Leontis N B, Stombaugh J, Westhof E
Chemistry Department and Center for Biomolecular Sciences, Overman Hall, Bowling Green State University, Bowling Green, OH 43403, USA.
Biochimie. 2002 Sep;84(9):961-73. doi: 10.1016/s0300-9084(02)01463-3.

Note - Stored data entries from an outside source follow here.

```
#ifdef RS_BL_STATS
struct BlStatsStep {
  unsigned long long act;
  bool first;
};
__device__ __forceinline__ BlStatsStep bl_stats_step() {
  const unsigned long long act = __builtin_amdgcn_ballot_w64(true);
  const bool first = (unsigned long long)__builtin_ctzll(act) == (unsigned long long)(threadIdx.x & 63u);
  if (first) {
    atomicAdd(&rs::g_bl_stats[0], 1ull);
    atomicAdd(&rs::g_bl_stats[1], (unsigned long long)__builtin_popcountll(act));
  }
  return BlStatsStep{act, first};
}
__device__ __forceinline__ void bl_stats_pass(const BlStatsStep &st, int j, RS_REAL h0, const BlVar &x) {
  const unsigned long long act = st.act;
  const bool first = st.first;
  {
    const bool uns = !(x.PSIH > R4(0.0)), far = x.PSIH < R4(-0.1254);
    const unsigned long long mu = __builtin_amdgcn_ballot_w64(uns), mf = __builtin_amdgcn_ballot_w64(far),
                             ma = __builtin_amdgcn_ballot_w64(true);
    if ((unsigned long long)__builtin_ctzll(ma) == (unsigned long long)(threadIdx.x & 63u)) {
      atomicAdd(&rs::g_bl_stats[19], 1ull);
      atomicAdd(&rs::g_bl_stats[48], (unsigned long long)__builtin_popcountll(ma));
      atomicAdd(&rs::g_bl_stats[46], (unsigned long long)__builtin_popcountll(mu));
      atomicAdd(&rs::g_bl_stats[47], (unsigned long long)__builtin_popcountll(mf));
      if (mu) atomicAdd(&rs::g_bl_stats[20], 1ull);
      if (mf && (mu & ~mf)) atomicAdd(&rs::g_bl_stats[21], 1ull);
      if (mu && (ma & ~mu)) atomicAdd(&rs::g_bl_stats[22], 1ull);
      if (mf) atomicAdd(&rs::g_bl_stats[23], 1ull);
    }
  }
  if (j >= 2 && j <= 4) {
    const bool same = __double_as_longlong((double)h0) == __double_as_longlong((double)x.PSIH);
    const unsigned long long ms = __builtin_amdgcn_ballot_w64(same);
    if (first) {
      if (ms == act) atomicAdd(&rs::g_bl_stats[j], 1ull);
      atomicAdd(&rs::g_bl_stats[3 + j], (unsigned long long)__builtin_popcountll(ms));
    }
  }
}
__device__ __forceinline__ void bl_stats_trips(const BlStatsStep &st, int j) {
  const bool first = st.first;
  {
    const int trips = j > RS_BL_MAXIT ? RS_BL_MAXIT : j;
    int wmax = trips, wsum = trips;
    for (int o = 32; o > 0; o >>= 1) {
      const int other = __shfl_xor(wmax, o, 64);
      wmax = other > wmax ? other : wmax;
      wsum += __shfl_xor(wsum, o, 64);
    }
    auto bin = [](int t) { return t <= 8 ? t - 5 : t <= 12 ? 4 : t <= 20 ? 5 : t < 40 ? 6 : 7; };
    for (int b = 0; b < 8; ++b) {
      const unsigned long long mb = __builtin_amdgcn_ballot_w64(bin(trips) == b);
      if (first && mb) atomicAdd(&rs::g_bl_stats[32 + b], (unsigned long long)__builtin_popcountll(mb));
    }
    {
      const int nh = __builtin_popcountll(__builtin_amdgcn_ballot_w64(trips > 20));
      if (first && nh > 0) atomicAdd(&rs::g_bl_stats[40 + (nh == 1 ? 0 : nh <= 3 ? 1 : nh <= 7 ? 2 : nh <= 15 ? 3 : nh <= 31 ? 4 : 5)], 1ull);
    }
    if (first) {
      atomicAdd(&rs::g_bl_stats[9], (unsigned long long)wsum);
      atomicAdd(&rs::g_bl_stats[8], (unsigned long long)wmax);
      atomicAdd(&rs::g_bl_stats[24 + bin(wmax)], 1ull);
    }
  }
}
#endif

#ifdef RS_BL_LAST
template <class Q>
__device__ __forceinline__ RS_REAL le_numerator(const MathTab &mt, RS_REAL tsurf, const Q &q) {
  const RS_REAL as = (tsurf < 0) ? R4(21.875) : R4(17.269);
  const RS_REAL bs = (tsurf < 0) ? R4(265.5) : R4(237.3);
  const RS_REAL ESurf = R4(0.61078) * rs_exp(mt, rs_dv<false>(as * tsurf, tsurf + bs));
#ifdef RS_EAIR_SURFACE
  const RS_REAL EAir = air_vapour_pressure(mt, q.tair, q.rhz_late());
#else
  const RS_REAL EAir = q.EAir;
#endif
  return q.AirVCap * (ESurf - EAir);
// ... 328 lines not shown
```

Baseline: 27.93 billion.

## Precompute per-knot-interval facts to skip forcing checks, precip, and interpolation

When a new forcing knot interval is loaded, the kernel checks both endpoint values against the validity thresholds (shrunk slightly by a margin), the calm-wind limit, and exact-zero precip and shortwave, then reduces each result to a wave-wide flag. The per-timestep forcing prep reads these flags to skip range checks, precipitation-to-storage, the calm-wind clamp, and the prec/sw interpolation. This removes per-step branching and arithmetic from the hot path, at the cost of more work at knot boundaries and reliance on linear interpolation keeping values between the endpoints.

```diff
diff --git a/roadsurf_amd/csrc/rs_api.hip b/roadsurf_amd/csrc/rs_api.hip
--- a/roadsurf_amd/csrc/rs_api.hip
+++ b/roadsurf_amd/csrc/rs_api.hip
@@ -1388,9 +1388,9 @@
 int rs_hip_bl_stats(RsPlan *pl, int64_t *out) {
   if (!pl || !out) return set_err("rs_hip_bl_stats: bad arguments");
   HIP_OK(hipSetDevice(pl->device));
-  unsigned long long v[57];
+  unsigned long long v[62];
   HIP_OK(rs_read_bl_stats(v, pl->stream));
-  for (int k = 0; k < 57; ++k) out[k] = (int64_t)v[k];
+  for (int k = 0; k < 62; ++k) out[k] = (int64_t)v[k];
   return 0;
 }
 
diff --git a/roadsurf_amd/csrc/rs_consts_dev.h b/roadsurf_amd/csrc/rs_consts_dev.h
--- a/roadsurf_amd/csrc/rs_consts_dev.h
+++ b/roadsurf_amd/csrc/rs_consts_dev.h
@@ -18,7 +18,14 @@
     double capDZF, condDZ, DyC, dryCap, WCont, pad[3];
   } lk[RS_MAX_LAYERS + 2];
   double stabSafe;
+  double chkIn[8];
+  double calmInNgt, calmInDay;
 };
+
+#define RS_KNOT_MARGIN 0x1p-20
+static inline double rs_calm_in(double calm) {
+  return (calm >= -4000.0 && calm <= 4000.0) ? calm + RS_KNOT_MARGIN : HUGE_VAL;
+}
 
 static inline double rs_stab_safe(double logMom, double logHeat) {
   if (!(logMom > 0.0 && logMom < HUGE_VAL && logHeat > 0.0 && logHeat < HUGE_VAL)) return NAN;
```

The traditional way to infer RNA secondary structure involves an iterative process of alignment and evaluation of covariation statistics between all positions possibly involved in basepairing. Watson-Crick basepairs typically show covariations that score well when examples of two or more possible basepairs occur. This is not necessarily the case for non-Watson-Crick basepairing geometries. For example, for sheared (trans Hoogsteen/Sugar edge) pairs, one base is highly conserved (always A or mostly A with some C or U), while the other can vary (G or A and sometimes C and U as well). RNA motifs consist of ordered, stacked arrays of non-Watson-Crick basepairs that in the secondary structure representation form hairpin or internal loops, multi-stem junctions, and even pseudoknots. Although RNA motifs occur recurrently and contribute in a modular fashion to RNA architecture, it is usually not apparent which bases interact and whether it is by edge-to-edge H-bonding or solely by stacking interactions. Using a modular sequence-analysis approach, recurrent motifs related to the sarcin-ricin loop of 23S RNA and to loop E from 5S RNA were predicted in universally conserved regions of the large ribosomal RNAs (16S- and 23S-like) before the publication of high-resolution, atomic-level structures of representative examples of 16S and 23S rRNA molecules in their native contexts. This provides the opportunity to evaluate the predictive power of motif-level sequence analysis, with the goal of automating the process for predicting RNA motifs in genomic sequences. The process of inferring structure from sequence by constructing accurate alignments is a circular one. The crucial link that allows a productive iteration of motif modeling and realignment is the comparison of the sequence variations for each putative pair with the corresponding isostericity matrix to determine which basepairs are consistent both with the sequence and the geometrical data.
推断RNA二级结构的传统方法涉及一个迭代过程,即对所有可能参与碱基配对的位置之间的共变统计进行比对和评估。当出现两个或更多可能的碱基对示例时,沃森-克里克碱基对通常会显示出得分良好的共变情况。对于非沃森-克里克碱基配对几何结构来说,情况未必如此。例如,对于剪切(反式 hoogsteen/糖边缘)对,一个碱基高度保守(总是A或大多是A,还有一些C或U),而另一个碱基可以变化(G或A,有时还有C和U)。RNA基序由非沃森-克里克碱基对的有序堆叠阵列组成,在二级结构表示中形成发夹或内环、多茎连接,甚至假结。尽管RNA基序反复出现并以模块化方式对RNA结构起作用,但通常不清楚哪些碱基相互作用,以及是通过边对边氢键还是仅通过堆积相互作用。在16S和23S rRNA分子在其天然环境中的代表性示例的高分辨率原子水平结构发表之前,使用模块化序列分析方法,在大核糖体RNA(16S和23S样)的普遍保守区域中预测了与23S RNA的sarcin-ricin环和5S RNA的环E相关的反复出现的基序。这提供了评估基序水平序列分析预测能力的机会,目标是使基因组序列中RNA基序预测过程自动化。通过构建准确比对从序列推断结构的过程是一个循环过程。允许基序建模和重新比对进行有效迭代的关键环节是将每个假定对的序列变异与相应的等构性矩阵进行比较,以确定哪些碱基对在序列和几何数据方面都是一致的。